The query could be like:
SELECT sub.Event AS ActualRow,
CASE
WHEN ROW_NUMBER() OVER (ORDER BY sub.AddTime) = 1 THEN 'First event'
ELSE sub.PrevEvent + ' -> ' + sub.Event
END AS LookBack,
sub.PrevTime,
DATEDIFF( hour, sub.PrevTime, sub.AddTime) AS IntervalInHours,
CASE
WHEN sub.NextEvent IS NOT NULL
THEN 'Next: ' + sub.Event + ' -> ' + sub.NextEvent
ELSE 'Last event'
END AS LookForward
FROM ( SELECT lt.Event,
lt.AddTime,
LAG(lt.Event, 1) OVER (ORDER BY lt.AddTime) AS PrevEvent,
LAG(lt.AddTime, 1) OVER (ORDER BY lt.AddTime) AS PrevTime,
LEAD(lt.Event, 1) OVER (ORDER BY lt.AddTime) AS NextEvent
FROM LagTest lt) AS sub
First, an inline view (named sub
) is used to gather the data. Since LAG
and LEAD
are window functions, the ordering must be specified.
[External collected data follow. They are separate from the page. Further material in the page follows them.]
+                        sh = reinterpret_cast<const float4*>(sp.ident)[li];
+                    }
+                    sh2 = reinterpret_cast<const float4*>(sp.conv)[li];
+                } else if (has_share) {
+                    sh = reinterpret_cast<const float4*>(g + base)[li];
+                }
                 if (elem) {
                     const unsigned e = (unsigned)(base + 4 * li);
-                    gv.x = gate_term_g<TERM>(gate_term_plane<TERM>(t, tc, e, planes_g), ov.x, gv.x, sh.x, has_share);
-                    gv.y = gate_term_g<TERM>(gate_term_plane<TERM>(t, tc, e + 1, planes_g), ov.y, gv.y, sh.y, has_share);
-                    gv.z = gate_term_g<TERM>(gate_term_plane<TERM>(t, tc, e + 2, planes_g), ov.z, gv.z, sh.z, has_share);
-                    gv.w = gate_term_g<TERM>(gate_term_plane<TERM>(t, tc, e + 3, planes_g), ov.w, gv.w, sh.w, has_share);
+                    gv.x = gate_term_g<TERM, SHARES>(gate_term_plane<TERM>(t, tc, e, planes_g), ov.x, gv.x, sh.x, has_share, sh2.x);
+                    gv.y = gate_term_g<TERM, SHARES>(gate_term_plane<TERM>(t, tc, e + 1, planes_g), ov.y, gv.y, sh.y, has_share, sh2.y);
+                    gv.z = gate_term_g<TERM, SHARES>(gate_term_plane<TERM>(t, tc, e + 2, planes_g), ov.z, gv.z, sh.z, has_share, sh2.z);
+                    gv.w = gate_term_g<TERM, SHARES>(gate_term_plane<TERM>(t, tc, e + 3, planes_g), ov.w, gv.w, sh.w, has_share, sh2.w);
                 } else {
                     tp = gate_term_plane<TERM>(t, tc, (unsigned)p, planes_g);
-                    gv.x = gate_term_g<TERM>(tp, ov.x, gv.x, sh.x, has_share); gv.y = gate_term_g<TERM>(tp, ov.y, gv.y, sh.y, has_share);
-                    gv.z = gate_term_g<TERM>(tp, ov.z, gv.z, sh.z, has_share); gv.w = gate_term_g<TERM>(tp, ov.w, gv.w, sh.w, has_share);
+                    gv.x = gate_term_g<TERM, SHARES>(tp, ov.x, gv.x, sh.x, has_share, sh2.x);
+                    gv.y = gate_term_g<TERM, SHARES>(tp, ov.y, gv.y, sh.y, has_share, sh2.y);
+                    gv.z = gate_term_g<TERM, SHARES>(tp, ov.z, gv.z, sh.z, has_share, sh2.z);
+                    gv.w = gate_term_g<TERM, SHARES>(tp, ov.w, gv.w, sh.w, has_share, sh2.w);
                 }
             }
             const float4 xg = make_float4(xv.x * gv.x, xv.y * gv.y, xv.z * gv.z, xv.w * gv.w);
@@ -552,6 +645,8 @@
             if (a_per_plane) {
                 if (gate_gamma_finite(gm)) da_plane[p] = gm * sxg;
                 else if constexpr (TERM == GATE_TERM_NONE) da_plane[p] = gate_plane_da_nonfinite(x + p * hw, g + p * hw, hw, gm);
+                else if constexpr (SHARES == 3)
+                    da_plane[p] = gate_plane_da_nonfinite_term3<TERM>(x + p * hw, gs + p * hw, sp.ident, sp.conv, hw, gm, ap, tp);
                 else da_plane[p] = gate_plane_da_nonfinite_term<TERM>(x + p * hw, gs + p * hw, g + p * hw, hw, gm, ap, tp, has_share);
             }
         }
@@ -603,28 +698,33 @@
 }
 LOCATE_API int locate_gate_bwd_partials(int64_t planes, int hw) { return (int)gate_bwd_blocks(planes, hw); }
 
-template <int TERM>
+template <int TERM, int SHARES = 1>
 static void gate_bwd_launch(const float* x, const float* a, int a_per_plane, const float* gamma, const float* g, float* dx, float* da,
                             double* block_x2g, int64_t planes, int hw, int64_t blocks, int accumulate_dx, void* da_absmax,
-                            const LocateGateTerm& t, hipStream_t st) {
+                            const typename GateTermArg<SHARES>::type& tt, hipStream_t st) {
+    const LocateGateTerm& t = gate_norm_term(tt);
     const bool whole_block = hw >= 1024;
     uintptr_t bits = reinterpret_cast<uintptr_t>(x) | reinterpret_cast<uintptr_t>(g) | reinterpret_cast<uintptr_t>(dx) |
                      (a_per_plane ? 0 : (reinterpret_cast<uintptr_t>(a) | reinterpret_cast<uintptr_t>(da)));
     if (gate_term_is_norm(TERM)) bits |= reinterpret_cast<uintptr_t>(t.go);
+    if constexpr (SHARES == 3) {
+        bits |= reinterpret_cast<uintptr_t>(tt.conv);
+        if (planes == (int64_t)t.B * t.C) bits |= reinterpret_cast<uintptr_t>(tt.ident) | (uintptr_t)((tt.ident_bs & 3) << 2);
+    }
     const bool vec = (hw & 3) == 0 && (bits & 15) == 0;
     if constexpr (gate_term_is_norm(TERM)) {
         if (planes != (int64_t)t.B * t.C) {
             if (vec)
-                gate_bwd_small_kernel<16, TERM, true><<<(int)blocks, 256, 0, st>>>(x, a, gamma, g, dx, da, nullptr, block_x2g, planes, hw, 0,
-                                                                                  accumulate_dx, static_cast<unsigned*>(da_absmax), t);
+                gate_bwd_small_kernel<16, TERM, true, SHARES><<<(int)blocks, 256, 0, st>>>(x, a, gamma, g, dx, da, nullptr, block_x2g, planes, hw, 0,
+                                                                                          accumulate_dx, static_cast<unsigned*>(da_absmax), tt);
             else
-                gate_bwd_plane_kernel<1, TERM, true><<<(int)blocks, 256, 0, st>>>(x, a, gamma, g, dx, da, nullptr, block_x2g, planes, hw, 0,
-                                                                                 accumulate_dx, static_cast<unsigned*>(da_absmax), t);
+                gate_bwd_plane_kernel<1, TERM, true, SHARES><<<(int)blocks, 256, 0, st>>>(x, a, gamma, g, dx, da, nullptr, block_x2g, planes, hw, 0,
+                                                                                         accumulate_dx, static_cast<unsigned*>(da_absmax), tt);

In this example the AddTime
column defines the order of the rows.
An example output from the inline view could look like the following:
Event AddTime PrevEvent PrevTime NextEvent
----- ------- --------- -------- ---------
E#5 2011-07-29 05:17:44.680 NULL NULL E#1
E#1 2011-07-29 18:30:02.053 E#5 2011-07-29 05:17:44.680 E#4
E#4 2011-08-01 01:39:16.430 E#1 2011-07-29 18:30:02.053 E#10
E#10 2011-08-01 14:32:50.040 E#4 2011-08-01 01:39:16.430 E#2
E#2 2011-08-02 19:30:16.483 E#10 2011-08-01 14:32:50.040 E#8
E#8 2011-08-02 20:20:19.920 E#2 2011-08-02 19:30:16.483 E#9
E#9 2011-08-03 01:23:00.940 E#8 2011-08-02 20:20:19.920 E#6
E#6 2011-08-03 02:09:39.343 E#9 2011-08-03 01:23:00.940 E#7
E#7 2011-08-04 05:30:01.203 E#6 2011-08-03 02:09:39.343 E#3
E#3 2011-08-05 11:16:57.253 E#7 2011-08-04 05:30:01.203 NULL
The main query is basically just formatting, concatenation of event column data, interval calculation etc. The actual output would be like:
ActualRow LookBack PrevTime IntervalInHours LookForward
--------- -------- -------- --------------- -----------
E#5 First event NULL NULL Next: E#5 -> E#1
E#1 E#5 -> E#1 2011-07-29 05:17:44.680 13 Next: E#1 -> E#4
E#4 E#1 -> E#4 2011-07-29 18:30:02.053 55 Next: E#4 -> E#10
E#10 E#4 -> E#10 2011-08-01 01:39:16.430 13 Next: E#10 -> E#2
E#2 E#10 -> E#2 2011-08-01 14:32:50.040 29 Next: E#2 -> E#8
E#8 E#2 -> E#8 2011-08-02 19:30:16.483 1 Next: E#8 -> E#9
E#9 E#8 -> E#9 2011-08-02 20:20:19.920 5 Next: E#9 -> E#6
E#6 E#9 -> E#6 2011-08-03 01:23:00.940 1 Next: E#6 -> E#7
E#7 E#6 -> E#7 2011-08-03 02:09:39.343 27 Next: E#7 -> E#3
E#3 E#7 -> E#3 2011-08-04 05:30:01.203 30 Last event
Having these two functions makes it easier to get data from next or previous rows.